Smoking
“Smoking kills,” says a non-smoker, reading aloud from the cigarette package of a classmate. “So does living,” replies the smoker, and lights up.
Tobacco appears to be the main socially accepted escape. In Lebanon you can smoke anywhere. Restaurants, hotels, taxis. One day on the way to the university, I rode with a taxi driver who smoked the whole way, but smoked these very long, thin cigarettes, the type that what are usually marketed to women. He was strong and somewhat angry looking, with thick rough worker’s hands, carefully chain-smoking these tiny cigarettes, which looked completely out of place in his hands.
You aren’t supposed to smoke on the bus, but people do it anyways. There is a certain desperation to the way people smoke in Lebanon. They tend to smoke constantly, in every situation, before, during and after everything. They drag hard on their cigarettes, and inhale deeply, and smoke them all the way down to the filter. Sometimes they chain smoke, lighting one cigarette off the other one. Smoke breaks during school mean smoking two or more cigarettes one after the other. All social interactions involve either smoking or food, often with the two mixed together.

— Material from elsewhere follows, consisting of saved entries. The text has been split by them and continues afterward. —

+  if (warp < 4) {
+    asm volatile("setmaxnreg.dec.sync.aligned.u32 %0;" ::"n"(PRODUCER_REGS));
+    if (warp == 0 && lane == 0) {
+      const int kbs = p.k_blocks_total;
+      const int n = pp::cta_units(p.units, gridDim.x, blockIdx.x);
+      for (int i = 0; i < n; ++i) {
+        const Unit w = unit_at128(p, pp::unit_of(gridDim.x, blockIdx.x, i));
+        const int g = pp::owner(i);
+        for (int kb = 0; kb < kbs; ++kb) {
+          const pp::Slot s = pp::slot(i, kb, kbs);
+          mbar_wait(&empty_bar[s.stage], s.phase ^ 1);
+          mbar_arrive_expect_tx(&full_bar[s.stage], PP_STAGE_BYTES);
+          load_kblock<A_MN, B_MN, PP_BLOCK_N>(smem + s.stage * PP_STAGE_BYTES, &tmap_a, &tmap_b, &full_bar[s.stage],
+                                              w.m0, w.n0, kb);
+          if (p.has_aux && kb == pp::aux_kb(kbs)) {
+            const int boxes = slab_boxes(w.n0, p.N);
+            uint8_t* slab = staging + g * PP_STG_BYTES;
+            mbar_wait(&slab_empty[g], pp::slab_phase(i));
+            mbar_arrive_expect_tx(&aux_full[g], boxes * PP_SUB_BYTES);
+            for (int s2 = 0; s2 < boxes; ++s2)
+              tma_load_2d(slab + s2 * PP_SUB_BYTES, &tmap_aux, &aux_full[g], w.n0 + s2 * SUB_COLS, w.m0);
+          }
+        }
+      }
+    }
+    return;
+  }
+
+  asm volatile("setmaxnreg.inc.sync.aligned.u32 %0;" ::"n"(CONSUMER_REGS));
+  const int wg = (warp >> 2) - 1;
+  const int t = threadIdx.x - 128 * (wg + 1);
+  uint8_t* stg = staging + wg * PP_STG_BYTES;
+  const int q = lane & 3;
+  const int lr = (warp & 3) * 16 + (lane >> 2);
+  const uint32_t slab = slab_base(stg, lr, q);
+  const int ep = p.epilogue;
+  const int kbs = p.k_blocks_total;
+  const int n = pp::cta_units(p.units, gridDim.x, blockIdx.x);
+
+  float acc[2][64];
+  for (int i = pp::first_unit(wg); i < n; i = pp::next_unit(i)) {
+    const Unit w = unit_at128(p, pp::unit_of(gridDim.x, blockIdx.x, i));
+    if (p.has_aux && t == 0) {
+      tma_store_wait_read();
+      mbar_arrive(&slab_empty[wg]);
+    }
+    if (pp::waits_turn(i)) named_bar_sync(pp::turn_barrier(wg), 2 * 128);
+    {
+      int prev = -1;
+      for (int kb = 0; kb < kbs; ++kb) {
+        const pp::Slot s = pp::slot(i, kb, kbs);
+        mbar_wait(&full_bar[s.stage], s.phase);
+        const uint32_t sa = smem_u32(smem + s.stage * PP_STAGE_BYTES);
+        wgmma_fence();
+        mma_kblock_128<A_MN, B_MN, F16>(acc, sa, sa + A_TILE_BYTES, kb > 0);
+        wgmma_commit();
+        wgmma_wait<1>();
+        if (prev >= 0) {
+          __syncwarp();
+          if (lane == 0) mbar_arrive(&empty_bar[prev]);
+        }
+        prev = s.stage;
+      }
+      if (pp::passes_turn(i, n)) named_bar_arrive(pp::turn_barrier(pp::owner(i + 1)), 2 * 128);
+      wgmma_wait<0>();
+      __syncwarp();
+      if (lane == 0) mbar_arrive(&empty_bar[prev]);
+    }
+
+    if (p.has_aux) mbar_wait(&aux_full[wg], pp::slab_phase(i));
+    else if (t == 0) tma_store_wait_read();
+    wg_bar(wg);
+    const bool cs = p.colsum != nullptr, drop = p.drop.on();
+    switch (ep) {
+      case DPRB_EPI_BIAS:
+        if (cs) epilogue16<DPRB_EPI_BIAS, false, true>(p, acc, slab, w.m0, w.n0, lr, q, lane);
+        else epilogue16<DPRB_EPI_BIAS, false, false>(p, acc, slab, w.m0, w.n0, lr, q, lane);
+        break;
+      case DPRB_EPI_BIAS_GELU: epilogue16<DPRB_EPI_BIAS_GELU, false, false>(p, acc, slab, w.m0, w.n0, lr, q, lane); break;
+      case DPRB_EPI_BIAS_RESIDUAL:
+        if (drop) {
+          if (cs) epilogue16<DPRB_EPI_BIAS_RESIDUAL, true, true>(p, acc, slab, w.m0, w.n0, lr, q, lane);
+          else epilogue16<DPRB_EPI_BIAS_RESIDUAL, true, false>(p, acc, slab, w.m0, w.n0, lr, q, lane);
+        } else {
+          if (cs) epilogue16<DPRB_EPI_BIAS_RESIDUAL, false, true>(p, acc, slab, w.m0, w.n0, lr, q, lane);
+          else epilogue16<DPRB_EPI_BIAS_RESIDUAL, false, false>(p, acc, slab, w.m0, w.n0, lr, q, lane);
+        }
+        break;
+      case DPRB_EPI_DGELU:
+        if (cs) epilogue16<DPRB_EPI_DGELU, false, true>(p, acc, slab, w.m0, w.n0, lr, q, lane);
+        else epilogue16<DPRB_EPI_DGELU, false, false>(p, acc, slab, w.m0, w.n0, lr, q, lane);
+        break;
+      default:
+        if (cs) epilogue16<DPRB_EPI_DGELU_PRE, false, true>(p, acc, slab, w.m0, w.n0, lr, q, lane);
+        else epilogue16<DPRB_EPI_DGELU_PRE, false, false>(p, acc, slab, w.m0, w.n0, lr, q, lane);
+        break;
+    }
+    fence_proxy_async_smem();
+    wg_bar(wg);
+    if (t == 0) slab_tma_store(&tmap_d, stg, w.m0, w.n0, p.N);
+    if (p.has_out2) {
+      if (t == 0) tma_store_wait_read();
+      wg_bar(wg);
+#pragma unroll
+      for (int hm = 0; hm < 2; ++hm)
+#pragma unroll
+        for (int c = 0; c < 16; ++c)
+#pragma unroll
+          for (int h = 0; h < 2; ++h)
+            sts32(slab_pair(slab, hm, c, h), pack_bf16x2(acc[hm][4 * c + 2 * h], acc[hm][4 * c + 2 * h + 1]));
+      fence_proxy_async_smem();
+      wg_bar(wg);
+      if (t == 0) slab_tma_store(&tmap_out2, stg, w.m0, w.n0, p.N);
+    }
+  }
+  if (t == 0) tma_store_wait_all();
+}
+
 }
 
 int make_tmap(CUtensorMap* out, const void* base, long long rows, long long cols, long long ld, int box_rows) {
@@ -424,20 +727,23 @@
   if (has_out2)
     DPRB_REQUIRE((reinterpret_cast<uintptr_t>(out2) & 15) == 0, "gemm: out2 not 16-byte aligned");
 
+  const bool pingpong = !f32_out && (K + BLOCK_K - 1) / BLOCK_K <= pingpong_kernel::MAX_KBLOCKS;
+  const int block_n = pingpong ? pingpong_kernel::PP_BLOCK_N : BLOCK_N;
+  const int slab_rows = pingpong ? BLOCK_M : WG_ROWS;
   CUtensorMap ta, tb, td{}, tx{}, to2{};
   int rc;
   if (!a_mn_major) rc = make_tmap(&ta, A, M, K, lda, BLOCK_M); else rc = make_tmap(&ta, A, K, M, lda, BLOCK_K);
   if (rc) return rc;
-  if (!b_mn_major) rc = make_tmap(&tb, B, N, K, ldb, BLOCK_N); else rc = make_tmap(&tb, B, K, N, ldb, BLOCK_K);
+  if (!b_mn_major) rc = make_tmap(&tb, B, N, K, ldb, block_n); else rc = make_tmap(&tb, B, K, N, ldb, BLOCK_K);
   if (rc) return rc;
-  if (!f32_out && (rc = make_tmap(&td, D, M, N, ldd, WG_ROWS))) return rc;
-  if (has_aux && (rc = make_tmap(&tx, aux, M, N, ld_aux, WG_ROWS))) return rc;
-  if (has_out2 && (rc = make_tmap(&to2, out2, M, N, ldd, WG_ROWS))) return rc;
+  if (!f32_out && (rc = make_tmap(&td, D, M, N, ldd, slab_rows))) return rc;
+  if (has_aux && (rc = make_tmap(&tx, aux, M, N, ld_aux, slab_rows))) return rc;
+  if (has_out2 && (rc = make_tmap(&to2, out2, M, N, ldd, slab_rows))) return rc;
 
   GemmParams p;
   p.M = M; p.N = N; p.K = K;
   p.num_m_blocks = (M + BLOCK_M - 1) / BLOCK_M;
-  p.num_n_blocks = (N + BLOCK_N - 1) / BLOCK_N;
+  p.num_n_blocks = (N + block_n - 1) / block_n;
   p.k_blocks_total = (K + BLOCK_K - 1) / BLOCK_K;
   DPRB_NUM_SMS(sms);
   const int tiles = p.num_m_blocks * p.num_n_blocks;
@@ -463,12 +769,19 @@
     DPRB_SET_ATTR(gemm_bf16_kernel<0, 0, 1>) DPRB_SET_ATTR(gemm_bf16_kernel<0, 1, 1>)
     DPRB_SET_ATTR(gemm_bf16_kernel<1, 0, 1>) DPRB_SET_ATTR(gemm_bf16_kernel<1, 1, 1>)
 #undef DPRB_SET_ATTR
+    using namespace pingpong_kernel;
+#define DPRB_SET_ATTR(...) DPRB_CHECK_CUDA(cudaFuncSetAttribute(__VA_ARGS__, cudaFuncAttributeMaxDynamicSharedMemorySize, PP_SMEM_BYTES));
+    DPRB_SET_ATTR(gemm_pingpong_kernel<0, 0, 0>) DPRB_SET_ATTR(gemm_pingpong_kernel<0, 1, 0>)
+    DPRB_SET_ATTR(gemm_pingpong_kernel<1, 0, 0>) DPRB_SET_ATTR(gemm_pingpong_kernel<1, 1, 0>)
+    DPRB_SET_ATTR(gemm_pingpong_kernel<0, 0, 1>) DPRB_SET_ATTR(gemm_pingpong_kernel<0, 1, 1>)
+    DPRB_SET_ATTR(gemm_pingpong_kernel<1, 0, 1>) DPRB_SET_ATTR(gemm_pingpong_kernel<1, 1, 1>)
+#undef DPRB_SET_ATTR
     attr_set = true;
   }
   auto launch = [&](auto kern) -> int {
     const bool prof = g_prof.enabled && g_prof.used + 2 <= g_prof.ev.size();
     if (prof) DPRB_CHECK_CUDA(cudaEventRecord(g_prof.ev[g_prof.used], stream));
-    kern<<<grid, NUM_THREADS, SMEM_BYTES, stream>>>(ta, tb, td, tx, to2, p);
+    kern<<<grid, NUM_THREADS, pingpong ? pingpong_kernel::PP_SMEM_BYTES : SMEM_BYTES, stream>>>(ta, tb, td, tx, to2, p);
     DPRB_LAUNCH_CHECK();
     if (prof) {
       DPRB_CHECK_CUDA(cudaEventRecord(g_prof.ev[g_prof.used + 1], stream));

Many of the students on the trip who were only casual smokers while in the Netherlands took up smoking in earnest while in Beirut. The students who were smokers before smoked everywhere and much more often. It sort of seemed to go along with being there, and besides, there was so much smoke everywhere that you were breathing it in whether you yourself were actually smoking or not. And it seemed to go with the place. And when people were inevitably late for appointments, it gave those who were waiting something to do. The smokers fit in better than those who didn’t.